**EXERCISE AIM**. Search the records for the string "message" and return each line that has it.

**INFORMATION SHOWN**.
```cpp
template <class F>
struct member_class_of;
template <class C, class R, class... A>
struct member_class_of<R (C::*)(A...)> { typedef C type; };
// ... 784 lines not shown
        list_ready = frontier_v <= (unsigned long long)dev::kSparseListCap;
      }
    }
    if (xsparse_candidate) {
      int still = xsparse_ok ? 1 : 0;
      gm_graph_exchange(g, GM_XCHG_CONVERGED, nullptr, 0, nullptr, &still);
      if (!still) xsparse_ok = false;
    }
    if (xsparse_ok) {
      int dummy = 0;
      exchange_state(&dummy);
    }
    if (act == ALL_VERTICES) fill_active();
    timer = PhaseTimer(gm_graph_timing_enabled(g) != 0, s);
    tick("first frontier counted", (int)frontier_v);
    if (!(opt.debug_flags & dev::DBG_NO_OVERLAP)) {
      aux.attach(res_stream, res_fork, res_join);
    }
    if constexpr (program_row_filter<P>::enabled) {
      void* pw = nullptr;
      if (gm_graph_workspace(g, 8, ((size_t)(n + 31) / 32 + 2) * 4, &pw) == GM_OK) {
        d_want = (uint32_t*)pw;
        dev::ProgArg<P> pa0 = dev::make_prog_arg(gp);
        hipLaunchKernelGGL((dev::k_want_init<P, V>), dim3(grid_for(n_live)), dim3(dev::kBlock), 0, s, pa0, (const V*)d_vp, n_live, d_want);
      }
    }
    grouped_waves = !(opt.debug_flags & dev::DBG_NO_GROUPED);
  }

  void finish(int it) {
    GM_HIP_OK(hipStreamSynchronize(s));
    gm_graph_note_set(g, 3, (int64_t)sparse_sweeps);
    gm_graph_note_set(g, 4, (int64_t)short_folds);
    tick("loop done", it);
    aux.finish();
    st.iterations = it;
    timer.finish(&st);
    gm_graph_record_stats(g, &st);
    tick("teardown done", 0);
  }

  bool two_stage_applies() const {
    if (!(multi && act == ALL_VERTICES && order == OUT_EDGES && iterations > 0 && !(opt.debug_flags & dev::DBG_NO_PIPELINE) && !trace && inherits_iteration_hook<P>()))
      return false;
    if constexpr (sizeof(T) == 4 && sizeof(U) == 4 && std::is_trivially_copyable<T>::value && std::is_trivially_copyable<U>::value) {
      gm_sweep_t sw;
      if (!use_vp && gm_graph_sweep(g, &sw) == GM_OK && sw.nslices > 1 && desc.nshards > 1 && !(opt.debug_flags & (dev::DBG_NO_TILES | dev::DBG_NO_OVERLAP))) return false;
    }
    return true;
  }
  int run_two_stage() {
    void* x2v = nullptr;
    size_t x2_bytes = 0;
    int x2_ext = 0;
    int32_t rs = 0, bs = 0, ms = 0;
    bool staged = false;
    bool have_x2 = gm_graph_workspace_info(g, 9, &x2v, &x2_bytes, &x2_ext) == GM_OK && x2_ext && x2v != nullptr && x2_bytes >= (size_t)desc.ndevice * sizeof(T);
    if (!have_x2 && gm_graph_exchange_is_native(g))
      have_x2 = gm_graph_workspace(g, 9, (size_t)desc.ndevice * sizeof(T) + 64, &x2v) == GM_OK && x2v != nullptr;
    if (have_x2) {
      int64_t agreed = 0;
      if (gm_graph_note_get(g, 0, &agreed) == GM_OK) {
        rs = (int32_t)agreed;
        staged = rs > 0 && gm_graph_split(g, GM_DIR_OUT, opt.two_stage_head_permille, &rs, &bs, &ms) == GM_OK;
      } else {
        int mine = (gm_graph_split(g, GM_DIR_OUT, opt.two_stage_head_permille, &rs, &bs, &ms) == GM_OK) ? -rs : 0;
// ... 352 lines not shown
            hipLaunchKernelGGL((dev::k_spmv_sell_w12<P, T, U, V, E, false>), dim3(256), dim3(768), 0, s, pa, set, stage, sw.nslices, sw.nrows_long, sw.slice_base, sw.scol,
                               (const uint32_t*)nullptr, sw.wrow, sw.row_of_slot, sw.lcol, (const uint32_t*)nullptr, sw.lps, sw.lrow_of_slot, sw.gcol,
                               (const uint32_t*)nullptr, sw.gdst, sw.gslice, gt, xq, y);
          continue;
        }
        if (sterms != nullptr && set == 0) {
          if constexpr (sizeof(E) == 4 && std::is_trivially_copyable<E>::value) {
            if (Aout.vals != nullptr) {
              hipLaunchKernelGGL((dev::k_spmv_sell_stream<P, T, U, V, E, true>), dim3(256), dim3(1024), 0, s, pa, set, stage, sw.nslices, sw.nrows_long, sw.slice_base, sw.scol,
                                 sw.sval, sw.wrow_stream, sw.row_of_slot, sw.lcol, sw.lval, sw.lps, sw.lrow_of_slot, sw.gcol, sw.gval, sw.gdst, sw.gslice, gt, xq, y, sterms);
              with_vals = true;
            }
          }
          if (!with_vals)
            hipLaunchKernelGGL((dev::k_spmv_sell_stream<P, T, U, V, E, false>), dim3(256), dim3(1024), 0, s, pa, set, stage, sw.nslices, sw.nrows_long, sw.slice_base, sw.scol,
                               (const uint32_t*)nullptr, sw.wrow_stream, sw.row_of_slot, sw.lcol, (const uint32_t*)nullptr, sw.lps, sw.lrow_of_slot, sw.gcol,
                               (const uint32_t*)nullptr, sw.gdst, sw.gslice, gt, xq, y, sterms);
          continue;
        }
        if constexpr (sizeof(E) == 4 && std::is_trivially_copyable<E>::value) {
          if (Aout.vals != nullptr) {
            hipLaunchKernelGGL((dev::k_spmv_sell<P, T, U, V, E, true>), dim3(256), dim3(1024), 0, s, pa, set, stage, sw.nslices, sw.nrows_long, sw.slice_base, sw.scol,
                               sw.sval, sw.wrow, sw.row_of_slot, sw.lcol, sw.lval, sw.lps, sw.lrow_of_slot, sw.gcol, sw.gval, sw.gdst, sw.gslice, gt, xq, y);
            with_vals = true;
          }
        }
        if (!with_vals)
          hipLaunchKernelGGL((dev::k_spmv_sell<P, T, U, V, E, false>), dim3(256), dim3(1024), 0, s, pa, set, stage, sw.nslices, sw.nrows_long, sw.slice_base, sw.scol,
                             (const uint32_t*)nullptr, sw.wrow, sw.row_of_slot, sw.lcol, (const uint32_t*)nullptr, sw.lps, sw.lrow_of_slot, sw.gcol,
                             (const uint32_t*)nullptr, sw.gdst, sw.gslice, gt, xq, y);
      }
      st.spmv_launches += sw.nsets;
      timer.mark(TAG_WAVE);
      if (gterms != nullptr && !chain_done) {
        GM_HIP_OK(hipEventRecord(aux.fork, s));
        GM_HIP_OK(hipStreamWaitEvent(aux.s, aux.fork, 0));
        if (gather_apart) giant_gather();
        Launch Lg = L;
        Lg.terms_ready = true;
        launch_spmv_vp<P, T, U, V, E>(use_vp, Lg, pa, Ag, xq, xb, (const V*)d_vp, y, ybits, acc, rk);
      }
      if (where == 2) short_rows();
      if (where == 4) {
        hipLaunchKernelGGL((dev::k_short_fold<P, U>), dim3((unsigned)sw.nbins), dim3(512), 0, s, pa, (const U*)sterms, sw.sinv, sw.schunk, sw.nslices, sw.bin_cap, sw.sbin_row,
                           sw.soff, sw.srow, y, (acc & dev::ACC_STATIC_BITS) ? (uint32_t*)nullptr : ybits);
        st.spmv_launches++;
        short_folds++;
        if (verbose && !said_short_fold) { printf("GraphMat(HIP):   the rows of up to %d edges ride the sweep (k_short_fold)\n", (int)sw.short_row); said_short_fold = true; }
        timer.mark(TAG_ROWBLOCK);
      }
      if (aux.pending && !defer_join) GM_HIP_OK(hipStreamWaitEvent(s, aux.join, 0));
      aux.keep = aux.forked = aux.pending = false;
      timer.mark(defer_join ? TAG_ROWBLOCK : TAG_GIANT);
      if (shorts_blocked) {
        launch_blocked(pa, bl);
        st.spmv_launches += 1;
        timer.mark(TAG_ROWBLOCK);
      }
      if (!defer_join) check_probed(pa, Aout, xb != nullptr ? (const uint32_t*)ybits : Aout.rowbits, nullptr, acc, ybits, xb == nullptr);
    } else {
      (void)pa; (void)acc; (void)sw; (void)defer_join;
    }
  }

  bool swept_pipeline_applies(gm_sweep_t* sw) {
    if constexpr (kSparseT && sizeof(T) == 4 && sizeof(U) == 4 && std::is_trivially_copyable<U>::value) {
      if (!(multi && act == ALL_VERTICES && order == OUT_EDGES && iterations > 1 && !(opt.debug_flags & dev::DBG_NO_PIPELINE) && !trace && inherits_iteration_hook<P>())) return false;
      if (!(gm_graph_exchange_caps(g) & GM_XCAP_SPARSE) || rk_unverified || opt.fuse_apply_send == 0) return false;
      xq = x;
      xb = nullptr;
      int fine = (sweep_usable(dev::ACC_STATIC_BITS, sw) && sw->nsub > 1 && Aout.ngiant <= dev::kSparseListCap && n_live >= 64) ? 1 : 0;
      gm_graph_exchange(g, GM_XCHG_CONVERGED, nullptr, 0, nullptr, &fine);
      return fine == 1;
    } else {
      (void)sw;
      return false;
    }
  }
  int run_swept_sharded(const gm_sweep_t& sw) {
    if constexpr (kSparseT && sizeof(T) == 4 && sizeof(U) == 4 && std::is_trivially_copyable<U>::value) {
      void* x2v = nullptr;
// ... 55 lines not shown
          timer.mark(TAG_SEND);
          aux.wait_join(s);
          timer.mark(TAG_GIANT);
          hipLaunchKernelGGL((dev::k_apply_send_list<P, T, U, V>), dim3(grid_for(cap)), dim3(dev::kBlock), 0, s, pa, (const U*)y, (const uint32_t*)bits_giant, d_vp, d_active,
                             Aout.giant_row, Aout.ngiant, d_changed, xnext, desc.row_lo, gather + (size_t)desc.shard * cap, cap);
          timer.mark(TAG_APPLY);
          int hf[2] = {cap, 0};
          if (gm_graph_exchange(g, GM_XCHG_GATHER, gather, (int64_t)sizeof(xentry_t), nullptr, hf) != 0) die("giant rows' message exchange failed");
          if (gm_graph_exchange(g, GM_XCHG_WAIT, xnext, (int64_t)sizeof(T), nullptr, nullptr) != 0) die("message exchange wait failed");
          const int64_t nall = (int64_t)desc.nshards * cap;
          hipLaunchKernelGGL((dev::k_unpack_frontier<T>), dim3(grid_for(nall)), dim3(dev::kBlock), 0, s, (const xentry_t*)gather, nall, xnext, xbits);
          timer.mark(TAG_SEND);
        } else {
          hipLaunchKernelGGL((dev::k_apply<P, U, V, false>), dim3(ag), dim3(dev::kBlock), 0, s, pa, (const U*)y, Aout.rowbits, d_vp, d_active, n_live, d_changed,
                             (const int64_t*)nullptr, (unsigned long long*)nullptr, (uint32_t*)nullptr, (int32_t*)nullptr, (unsigned int*)nullptr);
          timer.mark(TAG_APPLY);
        }
        if (n_live < n && it == 0) GM_HIP_OK(hipMemsetAsync(d_active + n_live / 32, 0, (size_t)(nwords - n_live / 32) * 4, s));
        gp->do_every_iteration(it);
        T* t = xcur; xcur = xnext; xnext = t;
      }
      fill_active();
      finish(it);
      return it;
    } else {
      (void)sw;
      return -1;
    }
  }

  bool said_blocked = false, said_sparse_sweep = false, said_short_fold = false;
  int sparse_sweeps = 0;
  int short_folds = 0;
  bool blocked_usable(int acc, gm_blocked_t* bl) {
    if constexpr (sizeof(T) == 4 && sizeof(U) == 4 && std::is_trivially_copyable<T>::value && std::is_trivially_copyable<U>::value) {
      if (use_vp || xq == nullptr || xb != nullptr || d_want != nullptr || program_row_filter<P>::enabled || (acc & dev::ACC_READ_PREV)) return false;
      if (!(rk == REDUCE_ORDERED || rk == REDUCE_F32_ADD || rk == REDUCE_COMMUTATIVE)) return false;
      if (opt.debug_flags & dev::DBG_NO_TILES) return false;
      if (gm_graph_blocked(g, bl) != GM_OK || bl->nrows <= 0 || bl->short_row != Aout.short_row) return false;
      if (Aout.vals != nullptr && !(bl->val_bytes == 4 && bl->eval != nullptr && sizeof(E) == 4 && std::is_trivially_copyable<E>::value)) return false;
      return true;
    } else {
      (void)acc; (void)bl;
      return false;
    }
  }
  void launch_blocked(const dev::ProgArg<P>& pa, const gm_blocked_t& bl) {
    if constexpr (sizeof(T) == 4 && sizeof(U) == 4 && std::is_trivially_copyable<T>::value && std::is_trivially_copyable<U>::value) {
      static int cus_of[64] = {0};
      constexpr bool kValsOk = sizeof(E) == 4 && std::is_trivially_copyable<E>::value;
      int dev_id = 0;
      GM_HIP_OK(hipGetDevice(&dev_id));
      int& cus = cus_of[dev_id & 63];
      if (cus == 0) {
        GM_HIP_OK(hipFuncSetAttribute((const void*)&dev::k_spmv_blocked<P, T, U, V, E, false, 2>, hipFuncAttributeMaxDynamicSharedMemorySize, GM_BLOCKED_ROWS * 4));
        GM_HIP_OK(hipFuncSetAttribute((const void*)&dev::k_spmv_blocked<P, T, U, V, E, false, 4>, hipFuncAttributeMaxDynamicSharedMemorySize, GM_BLOCKED_ROWS * 4));
        if constexpr (kValsOk) {
          GM_HIP_OK(hipFuncSetAttribute((const void*)&dev::k_spmv_blocked<P, T, U, V, E, true, 2>, hipFuncAttributeMaxDynamicSharedMemorySize, GM_BLOCKED_ROWS * 4));
          GM_HIP_OK(hipFuncSetAttribute((const void*)&dev::k_spmv_blocked<P, T, U, V, E, true, 4>, hipFuncAttributeMaxDynamicSharedMemorySize, GM_BLOCKED_ROWS * 4));
        }
        int n = 0;
        GM_HIP_OK(hipDeviceGetAttribute(&n, hipDeviceAttributeMultiprocessorCount, dev_id));
        cus = n > 0 ? n : 1;
      }
      if (verbose && !said_blocked) { printf("GraphMat(HIP):   the short rows take the column-blocked stream (%d rows, %lld edges%s)\n", bl.nrows, (long long)bl.nentries, Aout.vals ? ", with their edge values" : ""); said_blocked = true; }
      static int fits_of[64] = {0};
// ... 121 lines not shown
        const int nf = (int)frontier_v;
        const unsigned pieces = (unsigned)(frontier_e / dev::kPieceEdges + frontier_v);
        piece_offsets(nf);
        hipLaunchKernelGGL(dev::k_mark_rows_of_list, dim3(pieces > 0 ? pieces : 1), dim3(dev::kBlock), 0, s, Asrc, (const int32_t*)d_list, nf, (const unsigned int*)d_off, d_mark);
      } else {
        const int mgrid = grid_for(n_live) < 4096 ? grid_for(n_live) : 4096;
        hipLaunchKernelGGL(dev::k_mark_rows_of_active, dim3(mgrid), dim3(dev::kBlock), 0, s, Asrc, (const uint32_t*)d_active, n_live, d_mark);
      }
      row_bits = d_mark;
      guided_few = frontier_e <= 4096ull;
      if (verbose) printf("GraphMat(HIP):   guided pull: %llu active vertices, %llu out-edges\n", frontier_v, frontier_e);
    }
    if (dense_push) {
      multiply_dense_push(pa);
    } else if (order == OUT_EDGES || order == ALL_EDGES) {
      const int acc = static_bits ? dev::ACC_STATIC_BITS : 0;
      const uint32_t* xsum = nullptr;
      const unsigned long long present_x = xsparse_ok ? (unsigned long long)xs_total : frontier_v;
      if (want_stats && rk == REDUCE_LAST && xb != nullptr && present_x * 512ull < (unsigned long long)n_live * (unsigned long long)desc.nshards) {
        void* ps = nullptr;
        const int xwords = (desc.ndevice + 31) / 32;
        const int nsum = (xwords / 2 + 31) / 32 + 1;
        if (gm_graph_workspace(g, 11, (size_t)nsum * 4 + 64, &ps) == GM_OK) {
          hipLaunchKernelGGL(dev::k_bits_summary, dim3(grid_for(nsum)), dim3(dev::kBlock), 0, s, xb, xwords, (uint32_t*)ps, nsum);
          xsum = (const uint32_t*)ps;
        }
      }
      int ntile = 1;
      if (dense_x && !multi && row_bits == nullptr && rk != REDUCE_LAST && dev::stageable<T>::value && !(opt.debug_flags & dev::DBG_NO_TILES))
        gm_graph_tiles(g, GM_DIR_OUT, &ntile);
      gm_sweep_t sw;
      gm_blocked_t bl;
      if (row_bits == nullptr && !xsp && sweep_usable(acc, &sw)) {
        multiply_out_swept(pa, acc, sw);
      } else if (dense_x && !multi && row_bits == nullptr && blocked_usable(acc, &bl)) {
        multiply_out_blocked(pa, acc, bl);
      } else if (ntile > 1) {
        multiply_out_tiled(pa, ntile, acc);
      } else {
        launch_spmv_vp<P, T, U, V, E>(use_vp, launch_ctx(), pa, Aout, xq, xb, (const V*)d_vp, y, ybits, acc, rk, row_bits, grouped_waves && guided_few, xsum);
        check_probed(pa, Aout, static_bits ? Aout.rowbits : (const uint32_t*)ybits, row_bits, acc, ybits, dense_x);
      }
      if (static_bits) apply_bits = Aout.rowbits;
    }
    if (!dense_push && (order == IN_EDGES || order == ALL_EDGES)) {
      int acc = (order == ALL_EDGES) ? dev::ACC_READ_PREV : 0;
      uint32_t* yb = ybits;
      if (static_bits) {
        acc |= dev::ACC_STATIC_BITS;
        yb = const_cast<uint32_t*>(Aout.rowbits);
        apply_bits = Ain.rowbits;
        if (order == ALL_EDGES && gm_graph_rowbits_all(g, &apply_bits) != GM_OK) die(gm_last_error());
      }
      launch_spmv_vp<P, T, U, V, E>(use_vp, launch_ctx(), pa, Ain, (const T*)x, xb, (const V*)d_vp, y, yb, acc, rk, (const uint32_t*)d_want, grouped_waves);
      if (order == IN_EDGES) check_probed(pa, Ain, static_bits ? Ain.rowbits : (const uint32_t*)ybits, d_want, acc, ybits, dense_x);
    }
    lap("SPMV time");
    if (trace) tr_updated = count_bits(apply_bits, n_live);
    const bool build_list = want_stats && frontier_e <= (4ull << 20);
    if (want_stats) GM_HIP_OK(hipMemsetAsync(d_count, 0, 4, s));
    listed = build_list;
    const int apply_cap = build_list ? dev::kApplyMaxBlocks / 4 : dev::kApplyMaxBlocks;
    const int apply_grid = grid_for(n_live) < apply_cap ? grid_for(n_live) : apply_cap;
    if (want_stats)
      hipLaunchKernelGGL((dev::k_apply<P, U, V, true>), dim3(apply_grid), dim3(dev::kBlock), 0, s, pa, (const U*)y, apply_bits, d_vp, d_active, n_live,
                         d_changed, Asrc.rowptr, d_striped, d_want, build_list ? d_list : (int32_t*)nullptr, build_list ? d_count : (unsigned int*)nullptr);
    else if (inherits_iteration_hook<P>() && dense_x && !lazy_send && !trace && opt.fuse_apply_send != 0 && iterations > 0 && it + 1 < iterations) {
      hipLaunchKernelGGL((dev::k_apply_send<P, T, U, V>), dim3(apply_grid), dim3(dev::kBlock), 0, s, pa, (const U*)y, apply_bits, d_vp, d_active, n_live,
                         d_changed, d_want, x, xbits, desc.row_lo);
      x_presend = true;
    } else
      hipLaunchKernelGGL((dev::k_apply<P, U, V, false>), dim3(apply_grid), dim3(dev::kBlock), 0, s, pa, (const U*)y, apply_bits, d_vp, d_active, n_live,
                         d_changed, (const int64_t*)nullptr, (unsigned long long*)nullptr, d_want, (int32_t*)nullptr, (unsigned int*)nullptr);
    if (n_live < n && it == 0)
      GM_HIP_OK(hipMemsetAsync(d_active + n_live / 32, 0, (size_t)(nwords - n_live / 32) * 4, s));
    timer.mark(TAG_APPLY);
    lap("Apply time");
  }

  int run_loop() {
    int it = 0;
    tick("setup done", 0);
    while (true) {
      tick("iteration", it);
      if (trace) { (void)hipStreamSynchronize(s); gettimeofday(&tr_iter, 0); tr_last = tr_iter; }
      tr_updated = -1;
      if (verbose && can_push) printf("GraphMat(HIP):   active set: %llu vertices, %llu out-edges (max %llu)\n", frontier_v, frontier_e, frontier_maxdeg);
      dev::ProgArg<P> pa = dev::make_prog_arg(gp);
      const bool want_stats = (can_push || xsparse_ok || guided) && iterations <= 0;
      if (iterations <= 0) GM_HIP_OK(hipMemsetAsync(d_changed, 0, want_stats ? sizeof(int) + striped_bytes : sizeof(int), s));
      timer.mark(TAG_START);
      const bool xsp = xsparse_ok && xs_max <= dev::kSparseListCap &&
                       (unsigned long long)xs_max * sizeof(xentry_t) * 2ull < (unsigned long long)n_live * sizeof(T);
      const bool push = can_push && frontier_v > 0 && frontier_v <= (unsigned long long)dev::kSparseListCap &&
                        frontier_e * 1000ull < (unsigned long long)Aout.nnz * (unsigned long long)opt.push_edge_permille;
      const bool sparse = push && frontier_e <= (unsigned long long)opt.sparse_step_edges;
      const bool dense_push = push && !sparse && rk == REDUCE_LAST;
// ... 56 lines not shown
```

**TASK RESULT**.
          if (gm_graph_exchange(g, GM_XCHG_GATHER, gather, (int64_t)sizeof(xentry_t), nullptr, hf) != 0) die("giant rows' message exchange failed");
          if (gm_graph_exchange(g, GM_XCHG_WAIT, xnext, (int64_t)sizeof(T), nullptr, nullptr) != 0) die("message exchange wait failed");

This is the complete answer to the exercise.